(Beginning of Provided material)
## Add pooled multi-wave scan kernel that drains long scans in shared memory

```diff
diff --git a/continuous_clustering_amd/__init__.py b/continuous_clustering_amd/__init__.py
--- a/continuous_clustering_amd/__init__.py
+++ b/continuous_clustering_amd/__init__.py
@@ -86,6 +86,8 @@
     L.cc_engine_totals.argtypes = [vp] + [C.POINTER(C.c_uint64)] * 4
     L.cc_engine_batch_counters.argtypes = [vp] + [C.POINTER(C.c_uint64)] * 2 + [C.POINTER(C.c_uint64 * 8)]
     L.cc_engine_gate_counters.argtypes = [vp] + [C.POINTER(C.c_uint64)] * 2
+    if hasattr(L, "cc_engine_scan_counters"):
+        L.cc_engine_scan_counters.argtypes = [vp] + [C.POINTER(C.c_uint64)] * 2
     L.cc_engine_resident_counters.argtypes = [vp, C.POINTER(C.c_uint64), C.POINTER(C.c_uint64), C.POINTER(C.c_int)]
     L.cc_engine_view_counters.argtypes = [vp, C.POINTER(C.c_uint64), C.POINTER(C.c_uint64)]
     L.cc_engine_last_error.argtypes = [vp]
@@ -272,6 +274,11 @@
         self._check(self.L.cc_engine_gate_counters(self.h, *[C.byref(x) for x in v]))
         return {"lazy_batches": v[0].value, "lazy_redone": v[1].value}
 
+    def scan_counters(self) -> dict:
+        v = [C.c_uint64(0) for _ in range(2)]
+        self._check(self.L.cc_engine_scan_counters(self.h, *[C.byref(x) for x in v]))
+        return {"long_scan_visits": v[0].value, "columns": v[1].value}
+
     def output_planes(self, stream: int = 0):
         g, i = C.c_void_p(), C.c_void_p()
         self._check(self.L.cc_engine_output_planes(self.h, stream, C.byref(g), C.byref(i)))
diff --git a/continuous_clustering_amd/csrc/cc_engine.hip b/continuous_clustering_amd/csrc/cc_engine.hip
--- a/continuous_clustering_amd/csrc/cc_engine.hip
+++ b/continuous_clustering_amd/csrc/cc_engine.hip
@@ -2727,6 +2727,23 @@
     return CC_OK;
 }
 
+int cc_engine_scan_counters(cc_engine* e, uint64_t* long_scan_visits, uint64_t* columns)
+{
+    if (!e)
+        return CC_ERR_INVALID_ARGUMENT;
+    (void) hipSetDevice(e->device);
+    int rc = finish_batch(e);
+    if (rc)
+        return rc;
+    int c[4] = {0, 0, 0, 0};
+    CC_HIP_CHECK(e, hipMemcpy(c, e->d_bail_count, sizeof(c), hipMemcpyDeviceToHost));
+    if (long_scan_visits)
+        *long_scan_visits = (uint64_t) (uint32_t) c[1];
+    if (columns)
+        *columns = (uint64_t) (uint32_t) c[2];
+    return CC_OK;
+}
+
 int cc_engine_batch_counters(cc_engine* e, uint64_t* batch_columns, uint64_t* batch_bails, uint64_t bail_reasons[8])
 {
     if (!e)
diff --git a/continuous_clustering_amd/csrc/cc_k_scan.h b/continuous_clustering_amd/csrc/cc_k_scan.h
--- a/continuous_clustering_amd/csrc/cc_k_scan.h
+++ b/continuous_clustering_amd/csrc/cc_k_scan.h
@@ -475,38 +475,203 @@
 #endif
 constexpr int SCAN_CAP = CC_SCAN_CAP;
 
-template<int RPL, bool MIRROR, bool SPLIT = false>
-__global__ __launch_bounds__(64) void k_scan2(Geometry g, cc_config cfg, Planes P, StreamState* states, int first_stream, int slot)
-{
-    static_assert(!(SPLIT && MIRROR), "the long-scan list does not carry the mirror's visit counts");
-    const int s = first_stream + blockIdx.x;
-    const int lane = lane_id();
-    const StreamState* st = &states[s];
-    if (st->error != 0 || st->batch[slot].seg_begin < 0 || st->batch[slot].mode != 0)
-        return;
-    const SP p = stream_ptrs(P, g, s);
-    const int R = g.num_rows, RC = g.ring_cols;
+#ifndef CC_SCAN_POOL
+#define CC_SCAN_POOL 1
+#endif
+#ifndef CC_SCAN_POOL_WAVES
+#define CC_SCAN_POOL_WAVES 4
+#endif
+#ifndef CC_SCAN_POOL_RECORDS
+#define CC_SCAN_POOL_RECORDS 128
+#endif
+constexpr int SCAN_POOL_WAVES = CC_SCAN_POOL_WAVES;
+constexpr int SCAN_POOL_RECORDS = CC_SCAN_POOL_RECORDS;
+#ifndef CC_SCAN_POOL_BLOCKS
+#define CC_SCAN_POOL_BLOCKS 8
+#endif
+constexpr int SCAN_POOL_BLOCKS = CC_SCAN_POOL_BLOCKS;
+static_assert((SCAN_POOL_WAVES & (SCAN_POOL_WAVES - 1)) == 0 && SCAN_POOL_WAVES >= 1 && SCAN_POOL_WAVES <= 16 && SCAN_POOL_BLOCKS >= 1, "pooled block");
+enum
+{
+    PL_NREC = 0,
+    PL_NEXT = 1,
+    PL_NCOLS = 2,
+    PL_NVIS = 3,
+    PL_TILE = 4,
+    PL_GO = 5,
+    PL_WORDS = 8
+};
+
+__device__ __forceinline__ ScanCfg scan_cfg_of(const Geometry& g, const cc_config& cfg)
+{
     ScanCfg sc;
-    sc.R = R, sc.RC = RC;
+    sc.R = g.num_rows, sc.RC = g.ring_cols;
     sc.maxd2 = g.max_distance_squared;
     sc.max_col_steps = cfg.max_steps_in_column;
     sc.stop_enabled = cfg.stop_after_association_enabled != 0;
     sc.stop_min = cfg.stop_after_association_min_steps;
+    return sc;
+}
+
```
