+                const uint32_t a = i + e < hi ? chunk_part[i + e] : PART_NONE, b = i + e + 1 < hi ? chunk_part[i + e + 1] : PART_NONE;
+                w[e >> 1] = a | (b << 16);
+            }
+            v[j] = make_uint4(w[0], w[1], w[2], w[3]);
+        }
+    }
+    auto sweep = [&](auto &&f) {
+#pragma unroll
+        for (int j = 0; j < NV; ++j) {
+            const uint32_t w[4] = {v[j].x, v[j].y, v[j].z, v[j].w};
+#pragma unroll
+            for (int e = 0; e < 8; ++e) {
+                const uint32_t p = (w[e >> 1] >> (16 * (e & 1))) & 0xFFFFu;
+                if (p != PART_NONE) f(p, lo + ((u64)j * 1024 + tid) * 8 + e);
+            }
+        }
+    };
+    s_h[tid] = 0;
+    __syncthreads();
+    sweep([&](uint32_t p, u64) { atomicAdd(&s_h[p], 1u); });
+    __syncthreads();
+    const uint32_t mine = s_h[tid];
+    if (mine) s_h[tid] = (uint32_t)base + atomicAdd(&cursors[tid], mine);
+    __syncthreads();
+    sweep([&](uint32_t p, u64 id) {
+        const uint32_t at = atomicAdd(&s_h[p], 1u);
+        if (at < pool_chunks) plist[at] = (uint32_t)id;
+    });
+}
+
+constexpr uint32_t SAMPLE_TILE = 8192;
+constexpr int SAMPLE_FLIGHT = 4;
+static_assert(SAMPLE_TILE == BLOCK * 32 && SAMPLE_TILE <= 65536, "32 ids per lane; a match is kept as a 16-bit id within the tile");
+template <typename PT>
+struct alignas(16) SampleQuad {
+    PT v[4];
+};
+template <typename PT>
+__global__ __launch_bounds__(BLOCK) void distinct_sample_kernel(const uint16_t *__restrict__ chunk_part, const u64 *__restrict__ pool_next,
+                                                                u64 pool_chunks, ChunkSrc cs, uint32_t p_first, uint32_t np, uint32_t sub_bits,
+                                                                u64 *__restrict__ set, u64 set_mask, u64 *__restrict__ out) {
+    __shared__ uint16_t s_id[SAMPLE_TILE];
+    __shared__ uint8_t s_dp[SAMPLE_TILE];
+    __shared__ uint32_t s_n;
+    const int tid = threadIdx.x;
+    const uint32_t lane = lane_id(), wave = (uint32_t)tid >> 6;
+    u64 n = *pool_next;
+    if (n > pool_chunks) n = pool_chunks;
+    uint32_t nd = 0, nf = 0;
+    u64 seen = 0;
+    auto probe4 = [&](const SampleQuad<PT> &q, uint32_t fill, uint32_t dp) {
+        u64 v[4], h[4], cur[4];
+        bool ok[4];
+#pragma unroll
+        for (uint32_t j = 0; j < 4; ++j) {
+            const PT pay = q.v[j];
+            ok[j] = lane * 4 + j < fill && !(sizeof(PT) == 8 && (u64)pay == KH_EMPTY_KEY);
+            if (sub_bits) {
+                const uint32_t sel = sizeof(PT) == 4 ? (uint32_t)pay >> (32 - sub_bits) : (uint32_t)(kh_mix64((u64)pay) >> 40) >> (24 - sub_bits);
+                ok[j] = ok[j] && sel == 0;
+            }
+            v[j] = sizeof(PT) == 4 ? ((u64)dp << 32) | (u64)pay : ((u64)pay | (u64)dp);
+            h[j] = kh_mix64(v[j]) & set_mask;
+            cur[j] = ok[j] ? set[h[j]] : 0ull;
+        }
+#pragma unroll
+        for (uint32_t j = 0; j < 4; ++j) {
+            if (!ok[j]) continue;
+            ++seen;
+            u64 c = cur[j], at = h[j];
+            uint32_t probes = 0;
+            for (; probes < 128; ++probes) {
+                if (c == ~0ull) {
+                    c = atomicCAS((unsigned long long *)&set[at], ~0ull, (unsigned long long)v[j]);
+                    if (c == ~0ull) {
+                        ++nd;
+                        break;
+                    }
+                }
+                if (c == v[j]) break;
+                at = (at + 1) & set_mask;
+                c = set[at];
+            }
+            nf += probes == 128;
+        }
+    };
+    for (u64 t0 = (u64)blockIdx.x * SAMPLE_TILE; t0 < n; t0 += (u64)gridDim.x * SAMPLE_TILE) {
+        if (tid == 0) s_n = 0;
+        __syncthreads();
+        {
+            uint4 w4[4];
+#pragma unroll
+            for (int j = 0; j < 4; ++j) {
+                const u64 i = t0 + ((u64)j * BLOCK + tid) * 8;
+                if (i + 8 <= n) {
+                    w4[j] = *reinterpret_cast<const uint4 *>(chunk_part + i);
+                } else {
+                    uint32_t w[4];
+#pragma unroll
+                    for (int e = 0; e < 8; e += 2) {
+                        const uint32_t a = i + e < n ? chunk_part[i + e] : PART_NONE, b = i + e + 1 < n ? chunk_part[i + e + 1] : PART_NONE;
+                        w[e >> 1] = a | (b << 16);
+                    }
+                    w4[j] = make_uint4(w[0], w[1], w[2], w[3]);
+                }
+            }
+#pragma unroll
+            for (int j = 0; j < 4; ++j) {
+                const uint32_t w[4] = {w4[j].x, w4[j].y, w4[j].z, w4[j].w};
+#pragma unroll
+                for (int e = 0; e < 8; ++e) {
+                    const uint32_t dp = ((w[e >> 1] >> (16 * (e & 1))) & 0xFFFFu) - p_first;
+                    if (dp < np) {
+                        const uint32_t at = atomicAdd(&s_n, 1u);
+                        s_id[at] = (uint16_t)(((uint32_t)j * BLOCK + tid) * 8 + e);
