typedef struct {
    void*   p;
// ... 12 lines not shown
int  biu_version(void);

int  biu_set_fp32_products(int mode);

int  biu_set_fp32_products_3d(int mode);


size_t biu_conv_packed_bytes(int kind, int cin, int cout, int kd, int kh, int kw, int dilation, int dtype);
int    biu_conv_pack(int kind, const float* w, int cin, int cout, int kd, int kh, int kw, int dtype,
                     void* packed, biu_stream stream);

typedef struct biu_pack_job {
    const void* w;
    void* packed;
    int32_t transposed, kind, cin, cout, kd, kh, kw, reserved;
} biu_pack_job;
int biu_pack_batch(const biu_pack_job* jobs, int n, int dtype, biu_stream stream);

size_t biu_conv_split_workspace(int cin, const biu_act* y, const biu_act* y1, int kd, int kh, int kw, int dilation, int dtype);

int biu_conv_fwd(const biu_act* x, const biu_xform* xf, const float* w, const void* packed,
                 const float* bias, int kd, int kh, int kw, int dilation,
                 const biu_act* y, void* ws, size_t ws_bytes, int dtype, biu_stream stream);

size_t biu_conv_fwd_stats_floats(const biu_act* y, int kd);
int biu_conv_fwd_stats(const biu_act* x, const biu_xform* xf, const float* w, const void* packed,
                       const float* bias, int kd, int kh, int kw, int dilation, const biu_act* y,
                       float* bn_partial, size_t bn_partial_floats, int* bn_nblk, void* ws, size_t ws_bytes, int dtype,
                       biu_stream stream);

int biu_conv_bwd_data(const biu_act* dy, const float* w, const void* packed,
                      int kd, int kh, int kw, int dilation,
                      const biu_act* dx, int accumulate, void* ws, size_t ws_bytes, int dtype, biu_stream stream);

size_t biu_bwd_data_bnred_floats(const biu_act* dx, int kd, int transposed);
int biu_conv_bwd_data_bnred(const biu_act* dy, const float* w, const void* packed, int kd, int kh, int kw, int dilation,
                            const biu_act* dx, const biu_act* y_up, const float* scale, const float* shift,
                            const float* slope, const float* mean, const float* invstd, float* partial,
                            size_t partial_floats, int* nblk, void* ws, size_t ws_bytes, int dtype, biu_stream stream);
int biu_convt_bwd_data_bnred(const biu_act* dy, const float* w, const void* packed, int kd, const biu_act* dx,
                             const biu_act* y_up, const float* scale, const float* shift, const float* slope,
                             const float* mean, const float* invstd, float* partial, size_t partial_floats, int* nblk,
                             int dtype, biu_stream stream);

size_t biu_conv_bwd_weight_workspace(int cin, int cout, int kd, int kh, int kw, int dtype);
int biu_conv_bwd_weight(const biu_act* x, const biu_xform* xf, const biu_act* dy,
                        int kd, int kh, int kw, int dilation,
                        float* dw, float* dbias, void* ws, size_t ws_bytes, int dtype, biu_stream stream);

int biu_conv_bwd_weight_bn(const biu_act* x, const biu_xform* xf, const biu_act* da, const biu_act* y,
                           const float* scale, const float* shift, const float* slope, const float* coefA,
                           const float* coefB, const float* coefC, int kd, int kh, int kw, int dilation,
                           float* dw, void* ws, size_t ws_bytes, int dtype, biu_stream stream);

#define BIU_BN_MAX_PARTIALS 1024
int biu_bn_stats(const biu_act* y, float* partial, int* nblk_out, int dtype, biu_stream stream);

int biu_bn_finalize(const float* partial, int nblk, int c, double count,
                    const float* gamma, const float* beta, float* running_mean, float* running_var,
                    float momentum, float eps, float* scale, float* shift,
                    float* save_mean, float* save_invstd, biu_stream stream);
(End of Provided material)
Task description: Using the data above, reproduce exactly the lines from the line that contains "0xFFFFu) - p_first;" through the line that contains "at = atomicAdd(&s_n, 1u);", including both.

Response below:
+                    const uint32_t dp = ((w[e >> 1] >> (16 * (e & 1))) & 0xFFFFu) - p_first;
+                    if (dp < np) {
+                        const uint32_t at = atomicAdd(&s_n, 1u);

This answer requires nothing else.